- [Work request]
Up to and including the line that contains "if (c->sweep_ty == 16) return launch_cgB_v<16>(c, sg, L, a, it);", return every line from the start of the data, unchanged.

Entries taken from a collection

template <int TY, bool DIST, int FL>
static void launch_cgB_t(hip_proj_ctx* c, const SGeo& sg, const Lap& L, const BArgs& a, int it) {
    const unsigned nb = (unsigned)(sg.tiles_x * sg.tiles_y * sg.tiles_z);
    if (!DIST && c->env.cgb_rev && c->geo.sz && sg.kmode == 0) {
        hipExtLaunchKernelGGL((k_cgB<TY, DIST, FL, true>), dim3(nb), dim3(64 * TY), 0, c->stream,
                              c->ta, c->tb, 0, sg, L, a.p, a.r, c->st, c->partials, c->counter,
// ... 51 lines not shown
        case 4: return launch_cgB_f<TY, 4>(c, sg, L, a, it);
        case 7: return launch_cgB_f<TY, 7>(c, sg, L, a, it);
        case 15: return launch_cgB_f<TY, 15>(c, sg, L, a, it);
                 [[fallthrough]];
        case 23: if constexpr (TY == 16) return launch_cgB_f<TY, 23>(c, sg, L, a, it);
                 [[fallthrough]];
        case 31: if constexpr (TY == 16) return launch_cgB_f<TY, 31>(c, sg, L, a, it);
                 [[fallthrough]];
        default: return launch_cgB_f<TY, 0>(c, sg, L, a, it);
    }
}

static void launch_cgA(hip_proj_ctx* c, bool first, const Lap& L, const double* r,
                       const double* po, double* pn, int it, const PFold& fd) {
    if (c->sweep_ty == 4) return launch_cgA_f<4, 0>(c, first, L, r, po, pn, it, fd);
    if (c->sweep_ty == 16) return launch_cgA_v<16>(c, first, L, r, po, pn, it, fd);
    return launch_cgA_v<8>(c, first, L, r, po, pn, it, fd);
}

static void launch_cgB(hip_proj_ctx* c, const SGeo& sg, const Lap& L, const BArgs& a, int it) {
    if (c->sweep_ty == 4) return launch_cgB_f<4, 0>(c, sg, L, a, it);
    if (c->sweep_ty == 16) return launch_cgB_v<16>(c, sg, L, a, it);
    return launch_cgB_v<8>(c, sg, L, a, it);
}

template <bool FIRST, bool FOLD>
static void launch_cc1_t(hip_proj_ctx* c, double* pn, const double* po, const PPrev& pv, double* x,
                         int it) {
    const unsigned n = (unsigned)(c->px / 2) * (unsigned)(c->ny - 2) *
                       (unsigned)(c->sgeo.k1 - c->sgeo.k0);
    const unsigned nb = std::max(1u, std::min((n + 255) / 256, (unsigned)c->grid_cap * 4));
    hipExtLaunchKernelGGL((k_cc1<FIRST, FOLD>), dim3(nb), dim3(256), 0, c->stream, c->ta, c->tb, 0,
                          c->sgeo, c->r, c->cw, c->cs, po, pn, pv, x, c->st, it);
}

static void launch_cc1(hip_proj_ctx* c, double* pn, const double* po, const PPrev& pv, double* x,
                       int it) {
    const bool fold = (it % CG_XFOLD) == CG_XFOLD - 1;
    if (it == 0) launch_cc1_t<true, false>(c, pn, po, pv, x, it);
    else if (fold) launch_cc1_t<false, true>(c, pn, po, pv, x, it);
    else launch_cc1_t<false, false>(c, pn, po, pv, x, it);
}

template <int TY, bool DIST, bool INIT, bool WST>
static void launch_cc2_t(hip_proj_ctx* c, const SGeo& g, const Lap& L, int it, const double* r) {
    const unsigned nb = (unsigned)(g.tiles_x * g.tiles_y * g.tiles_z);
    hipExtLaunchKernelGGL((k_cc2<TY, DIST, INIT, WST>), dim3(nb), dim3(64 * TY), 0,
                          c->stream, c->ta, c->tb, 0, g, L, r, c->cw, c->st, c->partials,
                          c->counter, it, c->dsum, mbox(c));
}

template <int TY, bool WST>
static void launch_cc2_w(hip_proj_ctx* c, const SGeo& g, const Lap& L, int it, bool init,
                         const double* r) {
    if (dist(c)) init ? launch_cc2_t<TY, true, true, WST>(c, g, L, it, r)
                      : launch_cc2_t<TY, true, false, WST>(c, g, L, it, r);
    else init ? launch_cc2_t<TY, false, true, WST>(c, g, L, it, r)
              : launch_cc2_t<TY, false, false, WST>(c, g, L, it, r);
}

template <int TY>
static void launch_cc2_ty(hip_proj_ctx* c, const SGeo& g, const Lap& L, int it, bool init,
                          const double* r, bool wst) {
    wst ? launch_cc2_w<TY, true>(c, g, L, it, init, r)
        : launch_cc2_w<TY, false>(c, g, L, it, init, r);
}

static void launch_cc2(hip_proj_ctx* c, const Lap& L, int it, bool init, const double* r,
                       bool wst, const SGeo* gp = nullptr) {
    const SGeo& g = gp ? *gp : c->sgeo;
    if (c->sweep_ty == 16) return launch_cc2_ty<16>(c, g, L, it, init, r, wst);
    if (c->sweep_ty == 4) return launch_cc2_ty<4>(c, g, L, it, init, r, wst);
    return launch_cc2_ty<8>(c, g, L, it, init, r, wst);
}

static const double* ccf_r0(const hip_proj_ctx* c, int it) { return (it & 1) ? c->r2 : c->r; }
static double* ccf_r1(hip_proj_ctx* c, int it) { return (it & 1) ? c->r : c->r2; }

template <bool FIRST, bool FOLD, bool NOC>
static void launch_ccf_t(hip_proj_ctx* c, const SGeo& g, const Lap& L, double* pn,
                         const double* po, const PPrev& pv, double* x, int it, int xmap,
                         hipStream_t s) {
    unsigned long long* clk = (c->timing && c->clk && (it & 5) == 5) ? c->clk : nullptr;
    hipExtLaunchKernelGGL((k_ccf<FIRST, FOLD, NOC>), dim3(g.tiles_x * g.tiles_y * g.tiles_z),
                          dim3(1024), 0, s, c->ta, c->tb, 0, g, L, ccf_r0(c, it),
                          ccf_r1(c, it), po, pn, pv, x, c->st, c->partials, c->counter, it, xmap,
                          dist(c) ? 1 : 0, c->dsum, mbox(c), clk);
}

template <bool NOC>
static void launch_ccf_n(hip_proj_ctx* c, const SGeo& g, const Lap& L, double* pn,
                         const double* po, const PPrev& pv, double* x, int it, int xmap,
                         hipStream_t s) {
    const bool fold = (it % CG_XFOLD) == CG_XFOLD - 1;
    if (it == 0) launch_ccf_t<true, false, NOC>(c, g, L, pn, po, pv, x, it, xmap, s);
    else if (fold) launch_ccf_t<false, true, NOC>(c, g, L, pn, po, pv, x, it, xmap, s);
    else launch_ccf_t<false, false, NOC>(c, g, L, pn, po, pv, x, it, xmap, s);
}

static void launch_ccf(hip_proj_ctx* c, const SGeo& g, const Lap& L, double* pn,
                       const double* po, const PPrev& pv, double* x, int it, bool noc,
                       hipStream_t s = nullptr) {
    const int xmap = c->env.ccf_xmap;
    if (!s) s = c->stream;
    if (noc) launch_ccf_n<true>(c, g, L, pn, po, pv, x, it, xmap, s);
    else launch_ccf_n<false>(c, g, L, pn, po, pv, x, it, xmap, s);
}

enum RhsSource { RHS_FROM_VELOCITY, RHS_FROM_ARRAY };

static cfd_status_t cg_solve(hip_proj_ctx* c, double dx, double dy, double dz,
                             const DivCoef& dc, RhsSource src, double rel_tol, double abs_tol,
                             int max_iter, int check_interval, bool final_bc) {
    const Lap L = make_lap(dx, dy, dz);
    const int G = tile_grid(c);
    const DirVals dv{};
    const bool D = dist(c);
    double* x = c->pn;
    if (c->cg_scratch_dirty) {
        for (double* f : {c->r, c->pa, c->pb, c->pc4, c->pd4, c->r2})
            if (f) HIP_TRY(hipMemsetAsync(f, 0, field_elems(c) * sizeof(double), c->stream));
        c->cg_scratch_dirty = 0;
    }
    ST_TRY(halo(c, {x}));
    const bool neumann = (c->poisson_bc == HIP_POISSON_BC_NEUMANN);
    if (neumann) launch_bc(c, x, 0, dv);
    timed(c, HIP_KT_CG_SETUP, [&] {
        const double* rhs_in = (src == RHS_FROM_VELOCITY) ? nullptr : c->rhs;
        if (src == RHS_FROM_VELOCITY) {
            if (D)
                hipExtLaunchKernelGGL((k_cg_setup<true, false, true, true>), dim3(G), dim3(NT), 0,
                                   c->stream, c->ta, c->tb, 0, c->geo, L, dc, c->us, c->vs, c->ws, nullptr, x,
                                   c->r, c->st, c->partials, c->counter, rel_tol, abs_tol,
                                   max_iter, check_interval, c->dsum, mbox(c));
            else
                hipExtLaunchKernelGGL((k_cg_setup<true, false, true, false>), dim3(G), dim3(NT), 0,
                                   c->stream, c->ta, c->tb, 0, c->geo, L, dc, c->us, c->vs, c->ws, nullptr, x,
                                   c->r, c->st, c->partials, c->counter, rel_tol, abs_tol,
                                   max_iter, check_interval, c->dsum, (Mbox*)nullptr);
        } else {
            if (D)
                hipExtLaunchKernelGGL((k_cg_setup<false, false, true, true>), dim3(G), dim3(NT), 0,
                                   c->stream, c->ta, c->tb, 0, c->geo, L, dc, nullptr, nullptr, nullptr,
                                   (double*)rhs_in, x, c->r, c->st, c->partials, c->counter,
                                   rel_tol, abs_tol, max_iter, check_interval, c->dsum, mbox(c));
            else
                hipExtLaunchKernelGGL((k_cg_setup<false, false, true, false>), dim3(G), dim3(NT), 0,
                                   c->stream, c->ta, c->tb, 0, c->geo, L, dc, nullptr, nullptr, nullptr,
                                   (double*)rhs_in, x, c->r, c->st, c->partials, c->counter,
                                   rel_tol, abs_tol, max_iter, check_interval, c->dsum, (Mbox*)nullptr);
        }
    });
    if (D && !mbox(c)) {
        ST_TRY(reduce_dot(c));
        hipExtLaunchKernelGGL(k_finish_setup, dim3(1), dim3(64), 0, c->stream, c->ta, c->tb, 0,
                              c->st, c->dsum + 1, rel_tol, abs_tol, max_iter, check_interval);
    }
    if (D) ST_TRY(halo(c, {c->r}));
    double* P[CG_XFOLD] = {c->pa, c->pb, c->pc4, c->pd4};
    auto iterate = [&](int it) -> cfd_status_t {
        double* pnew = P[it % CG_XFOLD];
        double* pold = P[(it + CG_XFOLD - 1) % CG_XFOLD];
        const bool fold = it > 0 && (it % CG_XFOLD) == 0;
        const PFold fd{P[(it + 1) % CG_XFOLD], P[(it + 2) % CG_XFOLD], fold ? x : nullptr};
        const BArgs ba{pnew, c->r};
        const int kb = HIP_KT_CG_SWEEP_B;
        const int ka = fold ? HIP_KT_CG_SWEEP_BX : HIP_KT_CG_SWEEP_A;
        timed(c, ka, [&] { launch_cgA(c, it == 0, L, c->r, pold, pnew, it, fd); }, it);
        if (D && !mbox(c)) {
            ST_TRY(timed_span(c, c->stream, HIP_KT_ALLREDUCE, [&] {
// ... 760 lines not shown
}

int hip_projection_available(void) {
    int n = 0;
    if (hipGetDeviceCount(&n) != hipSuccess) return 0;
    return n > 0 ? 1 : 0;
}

- [Solution to this task]
template <int TY, bool DIST, int FL>
static void launch_cgB_t(hip_proj_ctx* c, const SGeo& sg, const Lap& L, const BArgs& a, int it) {
    const unsigned nb = (unsigned)(sg.tiles_x * sg.tiles_y * sg.tiles_z);
    if (!DIST && c->env.cgb_rev && c->geo.sz && sg.kmode == 0) {
        hipExtLaunchKernelGGL((k_cgB<TY, DIST, FL, true>), dim3(nb), dim3(64 * TY), 0, c->stream,
                              c->ta, c->tb, 0, sg, L, a.p, a.r, c->st, c->partials, c->counter,
// ... 51 lines not shown
        case 4: return launch_cgB_f<TY, 4>(c, sg, L, a, it);
        case 7: return launch_cgB_f<TY, 7>(c, sg, L, a, it);
        case 15: return launch_cgB_f<TY, 15>(c, sg, L, a, it);
                 [[fallthrough]];
        case 23: if constexpr (TY == 16) return launch_cgB_f<TY, 23>(c, sg, L, a, it);
                 [[fallthrough]];
        case 31: if constexpr (TY == 16) return launch_cgB_f<TY, 31>(c, sg, L, a, it);
                 [[fallthrough]];
        default: return launch_cgB_f<TY, 0>(c, sg, L, a, it);
    }
}

static void launch_cgA(hip_proj_ctx* c, bool first, const Lap& L, const double* r,
                       const double* po, double* pn, int it, const PFold& fd) {
    if (c->sweep_ty == 4) return launch_cgA_f<4, 0>(c, first, L, r, po, pn, it, fd);
    if (c->sweep_ty == 16) return launch_cgA_v<16>(c, first, L, r, po, pn, it, fd);
    return launch_cgA_v<8>(c, first, L, r, po, pn, it, fd);
}

static void launch_cgB(hip_proj_ctx* c, const SGeo& sg, const Lap& L, const BArgs& a, int it) {
    if (c->sweep_ty == 4) return launch_cgB_f<4, 0>(c, sg, L, a, it);
    if (c->sweep_ty == 16) return launch_cgB_v<16>(c, sg, L, a, it);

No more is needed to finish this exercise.